* _Saved entries_:
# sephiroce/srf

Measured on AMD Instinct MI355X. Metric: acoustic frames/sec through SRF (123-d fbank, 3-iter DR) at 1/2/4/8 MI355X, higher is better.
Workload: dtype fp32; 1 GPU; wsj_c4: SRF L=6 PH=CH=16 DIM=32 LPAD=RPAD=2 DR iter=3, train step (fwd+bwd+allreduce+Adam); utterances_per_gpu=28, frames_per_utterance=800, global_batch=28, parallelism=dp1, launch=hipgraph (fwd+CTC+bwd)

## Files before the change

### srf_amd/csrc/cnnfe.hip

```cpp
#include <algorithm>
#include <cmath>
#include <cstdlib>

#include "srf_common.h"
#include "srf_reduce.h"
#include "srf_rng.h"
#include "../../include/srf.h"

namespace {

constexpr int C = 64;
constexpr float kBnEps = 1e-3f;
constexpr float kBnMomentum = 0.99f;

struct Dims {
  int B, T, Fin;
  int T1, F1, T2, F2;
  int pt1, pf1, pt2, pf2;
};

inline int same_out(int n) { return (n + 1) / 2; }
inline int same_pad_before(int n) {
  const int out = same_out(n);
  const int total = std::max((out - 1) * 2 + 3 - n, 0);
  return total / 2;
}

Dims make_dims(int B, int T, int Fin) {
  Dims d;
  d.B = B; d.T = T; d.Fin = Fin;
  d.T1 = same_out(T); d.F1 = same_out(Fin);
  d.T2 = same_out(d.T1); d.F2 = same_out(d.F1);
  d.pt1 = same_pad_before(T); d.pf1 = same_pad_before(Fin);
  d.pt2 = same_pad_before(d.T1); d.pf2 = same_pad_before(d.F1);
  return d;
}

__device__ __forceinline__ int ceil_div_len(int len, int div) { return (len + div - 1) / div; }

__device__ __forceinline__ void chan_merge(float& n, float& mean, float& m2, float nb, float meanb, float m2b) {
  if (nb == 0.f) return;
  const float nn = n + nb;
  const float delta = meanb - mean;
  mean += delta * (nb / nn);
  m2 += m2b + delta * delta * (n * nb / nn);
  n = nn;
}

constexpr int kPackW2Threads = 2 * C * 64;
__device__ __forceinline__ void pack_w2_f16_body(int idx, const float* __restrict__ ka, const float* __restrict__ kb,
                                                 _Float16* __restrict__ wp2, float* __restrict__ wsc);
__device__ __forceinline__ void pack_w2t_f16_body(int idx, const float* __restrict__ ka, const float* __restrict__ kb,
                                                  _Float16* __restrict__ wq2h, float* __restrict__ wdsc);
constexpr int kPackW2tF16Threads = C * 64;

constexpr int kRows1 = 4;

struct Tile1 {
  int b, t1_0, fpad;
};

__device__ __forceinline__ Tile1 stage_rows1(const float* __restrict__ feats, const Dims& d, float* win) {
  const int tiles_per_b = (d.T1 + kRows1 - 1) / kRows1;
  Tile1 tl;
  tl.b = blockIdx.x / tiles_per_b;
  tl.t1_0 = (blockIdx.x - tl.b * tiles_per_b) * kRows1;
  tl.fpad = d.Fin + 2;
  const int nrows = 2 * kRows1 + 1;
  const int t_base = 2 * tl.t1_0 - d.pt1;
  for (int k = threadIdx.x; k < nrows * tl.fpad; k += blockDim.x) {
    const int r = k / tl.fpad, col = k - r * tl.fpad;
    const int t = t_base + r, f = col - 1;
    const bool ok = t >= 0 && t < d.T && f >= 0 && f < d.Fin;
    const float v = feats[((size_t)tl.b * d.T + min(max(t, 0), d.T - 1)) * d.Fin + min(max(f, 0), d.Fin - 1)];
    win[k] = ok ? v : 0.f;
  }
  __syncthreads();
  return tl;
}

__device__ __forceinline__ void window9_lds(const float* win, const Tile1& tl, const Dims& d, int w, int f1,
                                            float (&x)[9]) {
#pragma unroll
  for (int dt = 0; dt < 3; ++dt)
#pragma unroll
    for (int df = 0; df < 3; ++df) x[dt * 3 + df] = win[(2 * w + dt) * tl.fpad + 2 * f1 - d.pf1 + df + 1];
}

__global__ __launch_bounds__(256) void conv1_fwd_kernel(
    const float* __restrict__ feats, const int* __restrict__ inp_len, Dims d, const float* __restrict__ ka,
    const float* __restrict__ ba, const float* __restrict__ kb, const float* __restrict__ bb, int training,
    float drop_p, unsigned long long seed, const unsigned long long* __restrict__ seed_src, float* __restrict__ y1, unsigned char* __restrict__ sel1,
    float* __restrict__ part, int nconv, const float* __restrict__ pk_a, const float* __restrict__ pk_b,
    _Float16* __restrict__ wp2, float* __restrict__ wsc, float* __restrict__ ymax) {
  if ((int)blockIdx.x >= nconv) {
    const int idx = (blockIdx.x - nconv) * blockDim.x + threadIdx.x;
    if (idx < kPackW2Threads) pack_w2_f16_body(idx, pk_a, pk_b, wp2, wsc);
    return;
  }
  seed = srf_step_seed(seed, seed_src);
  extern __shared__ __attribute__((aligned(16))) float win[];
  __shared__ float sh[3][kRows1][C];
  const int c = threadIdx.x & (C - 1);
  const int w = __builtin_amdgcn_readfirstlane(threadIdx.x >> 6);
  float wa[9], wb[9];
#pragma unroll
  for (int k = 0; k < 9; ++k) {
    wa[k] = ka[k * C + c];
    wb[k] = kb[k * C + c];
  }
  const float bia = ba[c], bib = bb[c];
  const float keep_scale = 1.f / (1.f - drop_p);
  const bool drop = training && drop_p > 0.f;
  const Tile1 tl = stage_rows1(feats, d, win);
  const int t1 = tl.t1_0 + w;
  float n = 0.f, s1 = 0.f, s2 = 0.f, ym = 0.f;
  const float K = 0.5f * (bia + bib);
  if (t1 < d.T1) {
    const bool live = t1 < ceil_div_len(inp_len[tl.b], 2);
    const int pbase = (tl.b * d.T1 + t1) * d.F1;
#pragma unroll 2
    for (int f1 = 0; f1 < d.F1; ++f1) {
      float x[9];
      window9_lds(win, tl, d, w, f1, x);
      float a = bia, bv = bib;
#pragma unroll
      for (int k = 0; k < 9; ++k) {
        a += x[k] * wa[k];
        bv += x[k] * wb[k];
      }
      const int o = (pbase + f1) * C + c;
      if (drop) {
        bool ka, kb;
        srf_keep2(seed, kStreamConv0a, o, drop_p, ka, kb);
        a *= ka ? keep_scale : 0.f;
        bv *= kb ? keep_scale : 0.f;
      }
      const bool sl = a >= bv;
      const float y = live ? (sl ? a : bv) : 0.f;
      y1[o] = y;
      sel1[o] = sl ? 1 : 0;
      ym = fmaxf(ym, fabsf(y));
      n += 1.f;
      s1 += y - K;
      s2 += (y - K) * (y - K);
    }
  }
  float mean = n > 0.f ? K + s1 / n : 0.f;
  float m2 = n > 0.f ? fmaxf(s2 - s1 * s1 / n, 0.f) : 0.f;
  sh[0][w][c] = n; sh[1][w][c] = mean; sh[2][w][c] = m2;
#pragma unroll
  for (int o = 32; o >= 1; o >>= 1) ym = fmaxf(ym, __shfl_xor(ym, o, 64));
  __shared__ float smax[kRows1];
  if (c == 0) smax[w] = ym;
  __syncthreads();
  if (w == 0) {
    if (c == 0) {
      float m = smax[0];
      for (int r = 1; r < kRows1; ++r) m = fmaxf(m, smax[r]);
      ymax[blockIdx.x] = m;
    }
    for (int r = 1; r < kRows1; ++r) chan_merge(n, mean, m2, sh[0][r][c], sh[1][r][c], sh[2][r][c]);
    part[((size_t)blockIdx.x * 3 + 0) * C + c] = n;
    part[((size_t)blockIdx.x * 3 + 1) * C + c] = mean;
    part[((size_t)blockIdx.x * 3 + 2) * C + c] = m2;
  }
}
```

==

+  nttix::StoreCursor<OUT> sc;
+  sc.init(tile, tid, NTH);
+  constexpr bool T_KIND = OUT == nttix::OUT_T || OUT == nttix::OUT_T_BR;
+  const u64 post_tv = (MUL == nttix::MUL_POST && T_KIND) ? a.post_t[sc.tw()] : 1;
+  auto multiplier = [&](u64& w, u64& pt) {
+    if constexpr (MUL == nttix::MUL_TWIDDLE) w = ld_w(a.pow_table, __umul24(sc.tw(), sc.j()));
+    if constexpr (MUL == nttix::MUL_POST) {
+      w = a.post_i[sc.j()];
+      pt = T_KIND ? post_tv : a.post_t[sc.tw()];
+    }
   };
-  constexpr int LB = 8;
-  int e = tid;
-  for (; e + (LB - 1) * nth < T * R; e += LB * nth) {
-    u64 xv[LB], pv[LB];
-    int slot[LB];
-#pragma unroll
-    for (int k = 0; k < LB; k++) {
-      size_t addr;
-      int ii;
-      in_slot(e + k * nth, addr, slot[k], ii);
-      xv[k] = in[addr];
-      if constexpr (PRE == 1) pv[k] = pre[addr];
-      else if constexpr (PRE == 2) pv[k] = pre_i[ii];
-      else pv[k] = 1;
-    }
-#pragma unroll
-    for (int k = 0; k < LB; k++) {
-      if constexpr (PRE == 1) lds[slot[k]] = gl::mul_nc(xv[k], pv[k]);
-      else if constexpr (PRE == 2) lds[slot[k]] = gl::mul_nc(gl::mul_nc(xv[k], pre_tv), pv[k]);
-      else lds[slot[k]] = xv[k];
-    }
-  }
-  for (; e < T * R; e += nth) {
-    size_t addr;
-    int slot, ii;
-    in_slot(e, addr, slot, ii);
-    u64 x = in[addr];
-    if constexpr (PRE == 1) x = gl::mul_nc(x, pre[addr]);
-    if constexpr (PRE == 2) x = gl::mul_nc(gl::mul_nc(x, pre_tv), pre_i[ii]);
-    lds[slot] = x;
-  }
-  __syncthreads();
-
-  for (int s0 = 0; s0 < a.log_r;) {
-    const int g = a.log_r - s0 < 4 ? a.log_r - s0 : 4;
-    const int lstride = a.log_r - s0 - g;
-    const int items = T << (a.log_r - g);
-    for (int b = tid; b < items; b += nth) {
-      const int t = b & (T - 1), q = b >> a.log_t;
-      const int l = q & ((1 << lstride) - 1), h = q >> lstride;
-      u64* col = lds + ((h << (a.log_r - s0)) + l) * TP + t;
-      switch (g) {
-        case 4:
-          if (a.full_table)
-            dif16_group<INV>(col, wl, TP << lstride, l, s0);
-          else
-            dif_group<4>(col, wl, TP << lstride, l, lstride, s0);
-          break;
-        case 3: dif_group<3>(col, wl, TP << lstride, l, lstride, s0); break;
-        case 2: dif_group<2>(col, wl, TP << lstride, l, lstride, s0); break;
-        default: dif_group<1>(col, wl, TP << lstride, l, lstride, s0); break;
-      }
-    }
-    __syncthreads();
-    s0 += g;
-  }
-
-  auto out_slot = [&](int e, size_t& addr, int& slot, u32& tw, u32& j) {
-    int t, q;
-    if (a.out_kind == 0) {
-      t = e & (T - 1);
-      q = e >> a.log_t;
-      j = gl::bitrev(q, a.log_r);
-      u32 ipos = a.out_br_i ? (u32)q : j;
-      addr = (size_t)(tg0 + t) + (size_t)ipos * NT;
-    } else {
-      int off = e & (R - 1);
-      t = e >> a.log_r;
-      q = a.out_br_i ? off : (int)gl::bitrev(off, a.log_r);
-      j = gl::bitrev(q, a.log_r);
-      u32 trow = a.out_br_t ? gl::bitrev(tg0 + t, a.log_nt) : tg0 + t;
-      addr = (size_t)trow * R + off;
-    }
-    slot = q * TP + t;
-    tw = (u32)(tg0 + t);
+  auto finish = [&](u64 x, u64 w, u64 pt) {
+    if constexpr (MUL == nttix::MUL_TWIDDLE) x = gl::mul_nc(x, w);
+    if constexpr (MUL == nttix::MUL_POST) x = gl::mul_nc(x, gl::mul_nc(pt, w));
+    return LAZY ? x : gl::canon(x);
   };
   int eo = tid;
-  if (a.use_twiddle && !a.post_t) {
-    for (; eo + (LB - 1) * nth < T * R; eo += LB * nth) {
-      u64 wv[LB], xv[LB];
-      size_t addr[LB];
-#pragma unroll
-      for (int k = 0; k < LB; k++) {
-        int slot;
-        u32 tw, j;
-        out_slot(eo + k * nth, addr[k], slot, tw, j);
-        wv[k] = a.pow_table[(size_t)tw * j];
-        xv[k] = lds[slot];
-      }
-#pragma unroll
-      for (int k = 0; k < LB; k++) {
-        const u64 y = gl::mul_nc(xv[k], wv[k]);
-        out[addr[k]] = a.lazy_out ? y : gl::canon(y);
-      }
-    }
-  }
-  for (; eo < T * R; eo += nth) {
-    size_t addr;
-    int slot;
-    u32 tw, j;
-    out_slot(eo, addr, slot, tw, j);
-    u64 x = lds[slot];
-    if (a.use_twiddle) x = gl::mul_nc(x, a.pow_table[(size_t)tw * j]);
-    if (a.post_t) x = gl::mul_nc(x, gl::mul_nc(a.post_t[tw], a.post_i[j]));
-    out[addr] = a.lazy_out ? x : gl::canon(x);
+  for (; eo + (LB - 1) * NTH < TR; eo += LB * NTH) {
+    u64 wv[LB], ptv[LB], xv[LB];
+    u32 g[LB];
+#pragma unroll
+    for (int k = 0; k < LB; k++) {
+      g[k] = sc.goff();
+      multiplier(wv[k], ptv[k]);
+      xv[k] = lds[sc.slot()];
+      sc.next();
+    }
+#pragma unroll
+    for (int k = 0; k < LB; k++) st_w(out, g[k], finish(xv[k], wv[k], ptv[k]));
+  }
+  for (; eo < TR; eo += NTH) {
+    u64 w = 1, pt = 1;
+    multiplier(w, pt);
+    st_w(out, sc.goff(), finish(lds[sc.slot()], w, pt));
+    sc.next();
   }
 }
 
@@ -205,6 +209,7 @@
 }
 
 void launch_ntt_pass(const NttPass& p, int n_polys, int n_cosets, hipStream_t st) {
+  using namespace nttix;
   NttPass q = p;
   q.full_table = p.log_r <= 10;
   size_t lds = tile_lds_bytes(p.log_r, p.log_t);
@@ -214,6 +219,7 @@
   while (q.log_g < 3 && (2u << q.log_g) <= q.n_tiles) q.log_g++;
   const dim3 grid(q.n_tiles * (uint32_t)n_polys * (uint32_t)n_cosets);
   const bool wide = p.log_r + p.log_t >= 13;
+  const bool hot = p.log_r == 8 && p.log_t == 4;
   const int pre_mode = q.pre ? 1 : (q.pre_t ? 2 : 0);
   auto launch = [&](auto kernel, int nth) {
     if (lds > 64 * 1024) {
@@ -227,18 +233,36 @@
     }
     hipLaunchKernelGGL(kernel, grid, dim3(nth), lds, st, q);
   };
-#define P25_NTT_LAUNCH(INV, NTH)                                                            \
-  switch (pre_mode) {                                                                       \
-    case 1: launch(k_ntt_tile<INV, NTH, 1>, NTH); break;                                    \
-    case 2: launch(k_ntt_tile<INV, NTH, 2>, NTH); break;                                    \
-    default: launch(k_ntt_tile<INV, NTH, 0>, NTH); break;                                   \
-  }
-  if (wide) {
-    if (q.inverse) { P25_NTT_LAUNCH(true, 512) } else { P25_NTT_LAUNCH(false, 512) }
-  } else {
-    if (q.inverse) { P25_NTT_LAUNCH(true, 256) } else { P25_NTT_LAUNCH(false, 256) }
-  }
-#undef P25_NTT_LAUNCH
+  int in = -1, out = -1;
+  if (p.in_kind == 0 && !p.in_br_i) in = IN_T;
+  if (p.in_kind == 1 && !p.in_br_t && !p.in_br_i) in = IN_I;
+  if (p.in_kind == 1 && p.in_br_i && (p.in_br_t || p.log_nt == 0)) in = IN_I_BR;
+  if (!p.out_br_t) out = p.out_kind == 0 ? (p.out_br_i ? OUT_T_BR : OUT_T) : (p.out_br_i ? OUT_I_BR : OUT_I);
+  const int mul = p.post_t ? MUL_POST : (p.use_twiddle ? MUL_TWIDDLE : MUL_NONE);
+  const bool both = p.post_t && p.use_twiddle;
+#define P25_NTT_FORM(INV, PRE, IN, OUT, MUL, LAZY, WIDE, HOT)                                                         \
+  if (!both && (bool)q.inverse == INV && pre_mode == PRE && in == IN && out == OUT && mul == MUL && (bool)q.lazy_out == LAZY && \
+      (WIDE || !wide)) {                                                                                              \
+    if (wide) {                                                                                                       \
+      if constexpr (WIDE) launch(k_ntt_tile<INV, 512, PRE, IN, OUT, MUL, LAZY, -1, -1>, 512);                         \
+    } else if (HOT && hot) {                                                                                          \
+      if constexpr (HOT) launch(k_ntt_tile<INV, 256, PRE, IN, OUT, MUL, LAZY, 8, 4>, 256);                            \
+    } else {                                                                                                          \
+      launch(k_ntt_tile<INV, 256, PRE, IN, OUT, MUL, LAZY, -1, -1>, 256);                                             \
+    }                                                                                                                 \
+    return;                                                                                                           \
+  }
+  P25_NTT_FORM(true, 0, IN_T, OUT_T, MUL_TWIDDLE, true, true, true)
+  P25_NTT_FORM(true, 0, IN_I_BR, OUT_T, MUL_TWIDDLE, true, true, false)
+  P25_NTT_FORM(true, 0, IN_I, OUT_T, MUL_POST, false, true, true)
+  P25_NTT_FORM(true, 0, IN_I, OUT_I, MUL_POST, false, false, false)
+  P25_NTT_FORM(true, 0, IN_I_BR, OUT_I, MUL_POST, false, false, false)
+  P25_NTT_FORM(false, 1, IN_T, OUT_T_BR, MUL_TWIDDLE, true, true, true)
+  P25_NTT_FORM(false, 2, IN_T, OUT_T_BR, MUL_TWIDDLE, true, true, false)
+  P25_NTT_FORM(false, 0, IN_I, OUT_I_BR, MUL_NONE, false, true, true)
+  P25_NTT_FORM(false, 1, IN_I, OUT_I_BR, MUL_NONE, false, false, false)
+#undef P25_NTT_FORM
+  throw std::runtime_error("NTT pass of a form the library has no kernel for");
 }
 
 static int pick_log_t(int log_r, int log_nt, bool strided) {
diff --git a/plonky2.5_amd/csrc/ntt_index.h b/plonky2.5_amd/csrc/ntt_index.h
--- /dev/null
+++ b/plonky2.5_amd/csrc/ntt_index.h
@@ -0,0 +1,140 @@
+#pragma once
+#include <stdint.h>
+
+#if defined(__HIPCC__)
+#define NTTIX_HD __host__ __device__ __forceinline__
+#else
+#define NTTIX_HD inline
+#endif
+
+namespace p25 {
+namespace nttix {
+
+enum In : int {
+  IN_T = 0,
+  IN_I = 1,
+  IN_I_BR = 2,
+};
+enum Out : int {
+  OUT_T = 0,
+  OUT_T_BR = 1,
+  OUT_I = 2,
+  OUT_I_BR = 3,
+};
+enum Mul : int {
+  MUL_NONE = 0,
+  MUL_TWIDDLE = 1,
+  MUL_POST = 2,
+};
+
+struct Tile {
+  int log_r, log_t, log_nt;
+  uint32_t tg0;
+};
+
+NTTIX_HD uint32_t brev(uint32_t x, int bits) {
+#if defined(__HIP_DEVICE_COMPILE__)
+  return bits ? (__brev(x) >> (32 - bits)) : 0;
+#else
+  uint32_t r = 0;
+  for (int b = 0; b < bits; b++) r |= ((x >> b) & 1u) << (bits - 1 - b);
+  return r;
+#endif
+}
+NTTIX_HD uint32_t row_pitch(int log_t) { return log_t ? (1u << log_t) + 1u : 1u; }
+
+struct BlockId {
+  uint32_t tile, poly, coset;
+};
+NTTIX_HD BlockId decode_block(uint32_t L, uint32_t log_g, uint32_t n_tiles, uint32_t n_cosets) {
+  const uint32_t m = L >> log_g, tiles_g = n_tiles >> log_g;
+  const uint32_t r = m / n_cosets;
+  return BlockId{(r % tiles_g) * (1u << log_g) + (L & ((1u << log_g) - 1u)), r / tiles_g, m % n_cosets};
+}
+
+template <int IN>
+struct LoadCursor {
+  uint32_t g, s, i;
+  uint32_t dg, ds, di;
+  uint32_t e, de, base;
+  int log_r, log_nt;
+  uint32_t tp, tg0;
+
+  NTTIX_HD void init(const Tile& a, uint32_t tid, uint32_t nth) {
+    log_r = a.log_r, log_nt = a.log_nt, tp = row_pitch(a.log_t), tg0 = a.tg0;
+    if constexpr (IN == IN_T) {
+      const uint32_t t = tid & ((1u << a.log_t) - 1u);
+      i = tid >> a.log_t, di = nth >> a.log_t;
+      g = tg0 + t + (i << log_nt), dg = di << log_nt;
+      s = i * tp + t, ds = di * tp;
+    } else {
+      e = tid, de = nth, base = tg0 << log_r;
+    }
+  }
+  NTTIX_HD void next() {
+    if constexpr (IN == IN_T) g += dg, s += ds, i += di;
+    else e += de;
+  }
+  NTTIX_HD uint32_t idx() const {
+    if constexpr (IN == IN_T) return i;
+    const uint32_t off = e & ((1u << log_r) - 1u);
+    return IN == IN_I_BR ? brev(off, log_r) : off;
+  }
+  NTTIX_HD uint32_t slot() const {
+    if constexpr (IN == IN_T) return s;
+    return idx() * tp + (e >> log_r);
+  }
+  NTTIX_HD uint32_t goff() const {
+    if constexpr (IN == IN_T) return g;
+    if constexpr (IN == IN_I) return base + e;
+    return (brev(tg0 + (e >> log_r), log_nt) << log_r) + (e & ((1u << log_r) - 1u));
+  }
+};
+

* _ASSIGNMENT_: The task calls for all lines in the entries that hold "break".

* _ANSWER SECTION_:
-          break;
-        case 3: dif_group<3>(col, wl, TP << lstride, l, lstride, s0); break;
-        case 2: dif_group<2>(col, wl, TP << lstride, l, lstride, s0); break;
-        default: dif_group<1>(col, wl, TP << lstride, l, lstride, s0); break;
-    case 1: launch(k_ntt_tile<INV, NTH, 1>, NTH); break;                                    \
-    case 2: launch(k_ntt_tile<INV, NTH, 2>, NTH); break;                                    \
-    default: launch(k_ntt_tile<INV, NTH, 0>, NTH); break;                                   \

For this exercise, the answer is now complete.